You would have thought that Rachel Reeves must have got something right. It’s not many chancellors who get a guarded thumbs up from the left wing of the Labour party and the financial markets. That might even be a fiscal first. OK, so all the rightwing politicians and media had wasted no time in trashing the budget as the worst in living memory, but they were always going to say that. Don’t forget that these were the same politicians and commentators who had rushed to praise Liz Truss.

To his credit, Nick Robinson did try to keep an open mind. Sort of. Though it’s hard having to bite your lip when you know you could have done so much better. But this wasn’t about him. Not much, anyway. He began with the question of trust. Why should anyone believe her when she had said she wouldn’t be raising income tax? A more than fair question. And one with no real answer.

Reeves initially tried to pretend that freezing thresholds didn’t really count as a tax rise, even though it meant more people paying more in tax. Rather, it was a special loophole available to all chancellors: the broken promise that didn’t count as a broken promise because nobody ever expected you to keep it. A bit like Boris Johnson swearing to be faithful.

And Rachel wanted us to know that, though these were all her choices, nothing was really her fault. She had been constrained by the figures of the Office for Budget Responsibility and it was working on Tory productivity figures, which were far worse than Labour productivity figures.

Things got stickier when Nick asked Reeves to apologise. A category error. Because no politician ever apologises for anything. Other than occasionally for some offence that a deluded person may have taken. And no chancellor is going to apologise for a budget that is less than 24 hours old. This had all been fair and necessary – £6bn for more spending and £20bn fiscal headroom. There would be no coming back for more in a year’s time. I think we had heard that one before. But here’s hoping.

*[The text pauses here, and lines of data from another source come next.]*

## Files before the change

### helios_amd/csrc/rt_coef_kernel.inc

```
template <int ROWS, int COEF_TPB>
__global__ void __launch_bounds__(64 * COEF_TPB) HX_COEF_KERNEL(KArgs a HX_PLANE_ARG) {
    using CT = HX_PLANE_T;
    extern __shared__ __align__(16) double smem[];
    const int col = blockIdx.y;
    if (a.done[col]) return;
    const int wave = threadIdx.x >> 6, lane = threadIdx.x & 63;
    const int ntiles = a.nblk_x * a.nparts * a.NW;
    const int TS = COEF_TPB * a.S;
    const int TSP = TS;
    const int NBX = a.coef_nbx;
    double* sh_lay = smem;
    double* sh_int = sh_lay + (size_t)a.L * TSP;
    double* sh_ray = sh_int + (size_t)a.I * TSP;
    double* sh_mu = sh_ray + (size_t)a.H * NBX;
    double* sh_dc = sh_mu + a.H;
    const size_t ncl = a.cloud_lds ? (size_t)a.H * NBX : 0;
    double* sh_g0 = sh_dc + a.H;
    double* sh_cab = sh_g0 + ncl;
    double* sh_csc = sh_cab + ncl;
    int* c_of_q = (int*)(sh_csc + ncl);
    int* x_of_q = c_of_q + TS;
    const size_t nc = (size_t)a.Y * a.X;
    const size_t wgI = nc * a.I;
    const int x_base = (blockIdx.x * COEF_TPB) / (a.NW * a.nparts) * a.nxb;
    for (int q = threadIdx.x; q < TS; q += blockDim.x) {
        const int tl = blockIdx.x * COEF_TPB + q / a.S, s_in_wave = q % a.S;
        int c = -1, xq = x_base;
        if (tl < ntiles) {
            const int wv = tl % a.NW, part = (tl / a.NW) % a.nparts, bx = tl / (a.NW * a.nparts);
            const int s_local = wv * a.S + s_in_wave;
            const int xl = s_local / a.ypb, yl = s_local - xl * a.ypb;
            const int x = bx * a.nxb + xl, y = part * a.ypb + yl;
            if (s_local < a.G && x < a.X) { c = y + a.Y * x; xq = x; }
        }
        c_of_q[q] = c;
        x_of_q[q] = xq;
    }
    {
        const double* mml = a.mmm_lay + (size_t)col * a.I;
        const double* mmi = a.mmm_int + (size_t)col * a.I;
        const double* dcu = a.dcol_u + (size_t)col * a.L;
        const double* dcl = a.dcol_l + (size_t)col * a.L;
        const double* pint = a.p_int + (size_t)col * a.I;
        const double grav = a.colpar[col].g;
        for (int h = threadIdx.x; h < a.H; h += blockDim.x) {
            if (a.iso) {
                sh_mu[h] = mml[h];
                sh_dc[h] = (pint[h] - pint[h + 1]) / grav;
            } else {
                const int i = h >> 1, ii = i + (h & 1);
                sh_mu[h] = (mmi[ii] + mml[i]) / 2.0;
                sh_dc[h] = (h & 1) ? dcu[i] : dcl[i];
            }
        }
        for (int t = threadIdx.x; t < a.H * NBX; t += blockDim.x) {
            const int xs = t / a.H, h = t - xs * a.H, x = min(x_base + xs, a.X - 1);
            const size_t src = ((size_t)col * a.X + x) * a.H + h;
            sh_ray[(size_t)h * NBX + xs] = a.half_ray[src];
            if (a.cloud_lds) {
                sh_g0[(size_t)h * NBX + xs] = a.half_g0[src];
                sh_cab[(size_t)h * NBX + xs] = a.half_cab[src];
                sh_csc[(size_t)h * NBX + xs] = a.half_csc[src];
            }
        }
    }
    __syncthreads();
    {
        const int q0 = threadIdx.x % TS, nrun = blockDim.x / TS, run = threadIdx.x / TS;
        const int cq = c_of_q[q0];
        if (a.from_table) {
            const size_t sp = nc, st = nc * a.npress;
            const double* ktable = a.coltab[col].k;
            for (int pass = 0; pass < (a.iso ? 1 : 2); pass++) {
                const int nlev = pass == 0 ? a.L : a.I;
                const TPIndex* tp = (pass == 0 ? a.tp_lay : a.tp_int) + (size_t)col * a.I;
                double* dst = pass == 0 ? sh_lay : sh_int;
                const int per = (nlev + nrun - 1) / nrun;
                const int l0 = run * per, l1 = min(nlev, l0 + per);
                int ktd = -1, ktu = -1, kpd = -1, kpu = -1;
                double c00 = 0, c01 = 0, c10 = 0, c11 = 0;
                TPIndex knext = tp[min(l0, nlev - 1)];
                for (int lev = l0; lev < l1; lev++) {
                    double v = 0.0;
                    const TPIndex k = knext;
                    knext = tp[min(lev + 1, nlev - 1)];
                    if (cq >= 0) {
                        if (k.tdown != ktd || k.tup != ktu || k.pdown != kpd || k.pup != kpu) {
                            const double* t0 = ktable + (size_t)cq + st * k.tdown;
                            const double* t1 = ktable + (size_t)cq + st * k.tup;
                            c00 = t0[sp * k.pdown];
                            c01 = t0[sp * k.pup];
                            c10 = t1[sp * k.pdown];
                            c11 = t1[sp * k.pup];
                            ktd = k.tdown; ktu = k.tup; kpd = k.pdown; kpu = k.pup;
                        }
                        v = blend_tp(c00, c01, c10, c11, k, false);
                    }
                    dst[(size_t)lev * TSP + q0] = v;
                }
            }
        } else {
            const double* opl = a.opac_wg_lay + col * wgI;
            const double* opi = a.opac_wg_int + col * wgI;
            for (int lev = run; lev < a.L; lev += nrun)
                sh_lay[(size_t)lev * TSP + q0] = cq >= 0 ? opl[(size_t)cq + nc * lev] : 0.0;
            if (!a.iso)
                for (int lev = run; lev < a.I; lev += nrun)
                    sh_int[(size_t)lev * TSP + q0] = cq >= 0 ? opi[(size_t)cq + nc * lev] : 0.0;
        }
    }
    __syncthreads();
    const int tl = blockIdx.x * COEF_TPB + wave;
    if (tl >= ntiles) return;
    const int j = lane % a.k, q = wave * a.S + lane / a.k;
    const int c = c_of_q[q], x = x_of_q[q], xs = x - x_base;
    const bool valid = c >= 0;
    const hx_rt_column cp = a.colpar[col];
    CT* ctile = HX_PLANES + col * a.coef_col + (size_t)tl * a.nplane * ROWS * 64;
    const double nmu = -cp.mu_star;
    const bool plain = a.clouds != 1 && a.scat_corr != 1 && a.g_0 == 0.0 && a.dir_beam != 1;
    const double* Fd = a.F_dir_wg + col * wgI;
    const double* Fc = a.Fc_dir_wg + col * wgI;
    auto beam_at_node = [&](int n) -> double {
        if (!(a.dir_beam == 1 && valid && n <= a.H)) return 0.0;
        if (a.iso) return Fd[(size_t)c + nc * n];
        return (n & 1) ? Fc[(size_t)c + nc * (n >> 1)] : Fd[(size_t)c + nc * (n >> 1)];
    };
    double F_here = beam_at_node(j * ROWS), F_above = beam_at_node(j * ROWS + 1);
    bool scatters = true;
    if (a.matrix) {
        bool mine = false;
#pragma unroll 1
        for (int r = 0; r < ROWS; r++) {
            const int h = j * ROWS + r;
            if (valid && h < a.H) {
                const int i = a.iso ? h : h >> 1;
                const bool lower = a.iso || (h & 1) == 0;
                const int ii = lower ? i : i + 1;
                double ray = 0.0, csc = 0.0, cab = 0.0;
                if (a.cloud_lds) {
                    cab = sh_cab[(size_t)h * NBX + xs];
                    csc = sh_csc[(size_t)h * NBX + xs];
                } else if (a.clouds == 1) {
                    const size_t src = ((size_t)col * a.X + x) * a.H + h;
                    cab = a.half_cab[src];
                    csc = a.half_csc[src];
                }
                if (a.scat == 1) ray = sh_ray[(size_t)h * NBX + xs];
                const double o_l = sh_lay[(size_t)i * TSP + q], o_i = a.iso ? o_l : sh_int[(size_t)ii * TSP + q];
                const double kap = a.iso ? o_l : (lower ? (o_i + o_l) / 2.0 : (o_l + o_i) / 2.0);
                mine = mine || single_scat_albedo(ray + csc, kap * sh_mu[h] + cab, a.w_0_limit) > a.w_0_scat_limit;
            }
        }
        const unsigned long long votes = __ballot(mine);
        const unsigned long long group = a.k >= 64 ? ~0ull : ((1ull << a.k) - 1ull) << (lane - j);
        scatters = (votes & group) != 0ull;
        if (valid && j == 0) a.trigger[col * nc + c] = scatters ? 1 : 0;
    }
    for (int r = 0; r < ROWS; r++) {
        const int h = j * ROWS + r;
        double alpha = 1.0, beta = 0.0, up = 0.0, vp = 0.0, dd = 0.0, du = 0.0;
        const double Fbot = F_here, Ftop = F_above;
        F_here = F_above;
        F_above = beam_at_node(h + 2);
        if (valid && h < a.H) {
            const int i = a.iso ? h : h >> 1;
            const bool lower = a.iso || (h & 1) == 0;
            const int ii = lower ? i : i + 1;
            double g0 = a.g_0, ray = 0.0, csc = 0.0, cab = 0.0;
            if (a.cloud_lds) {
                g0 = sh_g0[(size_t)h * NBX + xs];
                cab = sh_cab[(size_t)h * NBX + xs];
                csc = sh_csc[(size_t)h * NBX + xs];
            } else if (a.clouds == 1) {
                const size_t src = ((size_t)col * a.X + x) * a.H + h;
                g0 = a.half_g0[src];
                cab = a.half_cab[src];
                csc = a.half_csc[src];
            }
            if (a.scat == 1) ray = sh_ray[(size_t)h * NBX + xs];
            const double o_l = sh_lay[(size_t)i * TSP + q], o_i = a.iso ? o_l : sh_int[(size_t)ii * TSP + q];
            const double kap = a.iso ? o_l : (lower ? (o_i + o_l) / 2.0 : (o_l + o_i) / 2.0);
            const double mu = sh_mu[h], dcol = sh_dc[h];
            const double w0 = single_scat_albedo(ray + csc, kap * mu + cab, a.w_0_limit);
            const double dtau_gas = dcol * (kap + ray / mu);
            const double dtau = plain ? dtau_gas : dtau_gas + dcol * (cab + csc) / mu;
            const Slab s = plain ? slab_coeffs_plain(w0, dtau, a.epsi)
                                 : slab_coeffs(w0, dtau, g0, a.epsi, a.epsi2, cp.mu_star, a.scat_corr, a.i2s, a.dir_beam == 1);
            if (a.diag != nullptr && a.dir_beam == 1) {
                if (s.nlim) atomicAdd(a.diag + HX_DIAG_G_LIMITED, (unsigned long long)s.nlim);
            }
            double invM = 1.0 / s.M;
            alpha = s.P * invM;
            beta = -s.N * invM;
            double K = 2.0 * HX_PI * a.epsi * (1.0 - w0) / (s.E - w0);
            double u, v;
            if (!scatters) {
                alpha = s.trans;
                beta = 0.0;
                invM = 1.0;
                K = 2.0 * HX_PI * a.epsi;
                if (a.iso || dtau < a.dtau_limit) {
                    u = v = (1.0 - s.trans) / 2.0;
                } else {
                    const double gq = a.epsi * (s.trans - 1.0) / dtau;
                    u = 1.0 + gq;
                    v = -s.trans - gq;
                }
            } else if (a.iso || dtau < a.dtau_limit) {
                u = v = (s.N + s.M - s.P) / 2.0;
            } else {
                const double qq = (plain ? a.epsi : a.epsi / (s.E * (1.0 - w0 * g0))) * (s.P - s.M + s.N) / dtau;
                u = (s.M + s.N) + qq;
                v = -s.P - qq;
            }
            up = K * u * invM;
            vp = K * v * invM;
            if (a.dir_beam == 1 && scatters) {
                const double dn = Fbot / nmu * (s.Gm * s.M + s.Gp * s.N) - Ftop / nmu * s.Gm * s.P;
                const double upw = Ftop / nmu * (s.Gm * s.N + s.Gp * s.M) - Fbot / nmu * s.P * s.Gp;
                dd = dmin(0.0, dn) * invM;
                du = dmin(0.0, upw) * invM;
            }
            if (h == 0) {
                a.boaK[col * nc + c] = scatters ? (1.0 - w0) / (s.E - w0) : 1.0;
                a.Fdir0[col * nc + c] = a.dir_beam == 1 ? (a.F_dir_wg + col * wgI)[c] : 0.0;
            }
        }
        const size_t off = plane_off(r, lane, ROWS);
        if constexpr (sizeof(CT) == sizeof(double)) {
            __builtin_nontemporal_store(alpha, ctile + 0 * ROWS * 64 + off);
            __builtin_nontemporal_store(beta, ctile + 1 * ROWS * 64 + off);
            __builtin_nontemporal_store(up, ctile + 2 * ROWS * 64 + off);
            if (a.has_vp) __builtin_nontemporal_store(vp, ctile + (size_t)a.pl_vp * ROWS * 64 + off);
        } else {
            __builtin_nontemporal_store(plane0_code(alpha, beta), ctile + 0 * ROWS * 64 + off);
            __builtin_nontemporal_store(plane1_code(beta), ctile + 1 * ROWS * 64 + off);
            __builtin_nontemporal_store((CT)up, ctile + 2 * ROWS * 64 + off);
            if (a.has_vp) __builtin_nontemporal_store((CT)(up + vp), ctile + (size_t)a.pl_vp * ROWS * 64 + off);
        }
        if (a.dir_beam == 1) {
            __builtin_nontemporal_store((CT)dd, ctile + (size_t)a.pl_dd * ROWS * 64 + off);
            __builtin_nontemporal_store((CT)du, ctile + (size_t)(a.pl_dd + 1) * ROWS * 64 + off);
        }
    }
}
```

Robinson also sounded doubtful about lifting the two-child benefit cap. Perhaps he worries about the wrong kind of families getting the money. Rachel tried to put him right. She was lifting hundreds of thousands of children out of poverty and most families were in work. Hard to argue with that. Only Reeves herself had initially been unwilling to lift the cap and was only forced into a U-turn by a revolt of her own backbenchers. Still, better a sinner that repenteth and all that.

We ended with Rachel insisting she would prove the forecasters wrong. She was the Bringer of Growth. There were loads of things that had been too small for the OBR to score but that would miraculously coalesce to supercharge the economy. Things were going to get better. But for now she just wanted a lie down.

Earlier in the programme, Robinson had spared 10 minutes for the shadow chancellor, Mel Stride: someone for whom opposition has only fuelled his self-delusion. In his own mind he has upped a gear from someone decidedly third-rate to someone almost second-rate. The less likely he is to inflict any damage the more effective he imagines himself to be.

This was definitely the worst budget in the history of the world, said The Melster. Nick tried to put him right: it was the worst budget since the last budget. That’s how these things worked. And before Mel got any ideas, Nick wanted to remind him that he was also spectacularly useless. He was the work and pensions minister who had made record increases to welfare spending. And the Tories also had broken their election promises. Mel shuffled uneasily. Tory tax rises were OK, he mumbled. Labour ones weren’t.

For more impartial reporting on the budget we had to rely – as ever – on the Institute for Fiscal Studies briefing. Helen Miller brought out her scorecard. There were some bits that were good, others less so. The real thing to remember was that no party had a firm grasp of how to manage tax reform. The politics always got in the way. And she also wondered how much of this budget would actually happen, given the fact that the tax rises and spending cuts were timed to kick in just before the next election.

So it could all just have been a fiction. A budget designed to look like a budget merely because it was that time of year. It made you wonder why we had bothered.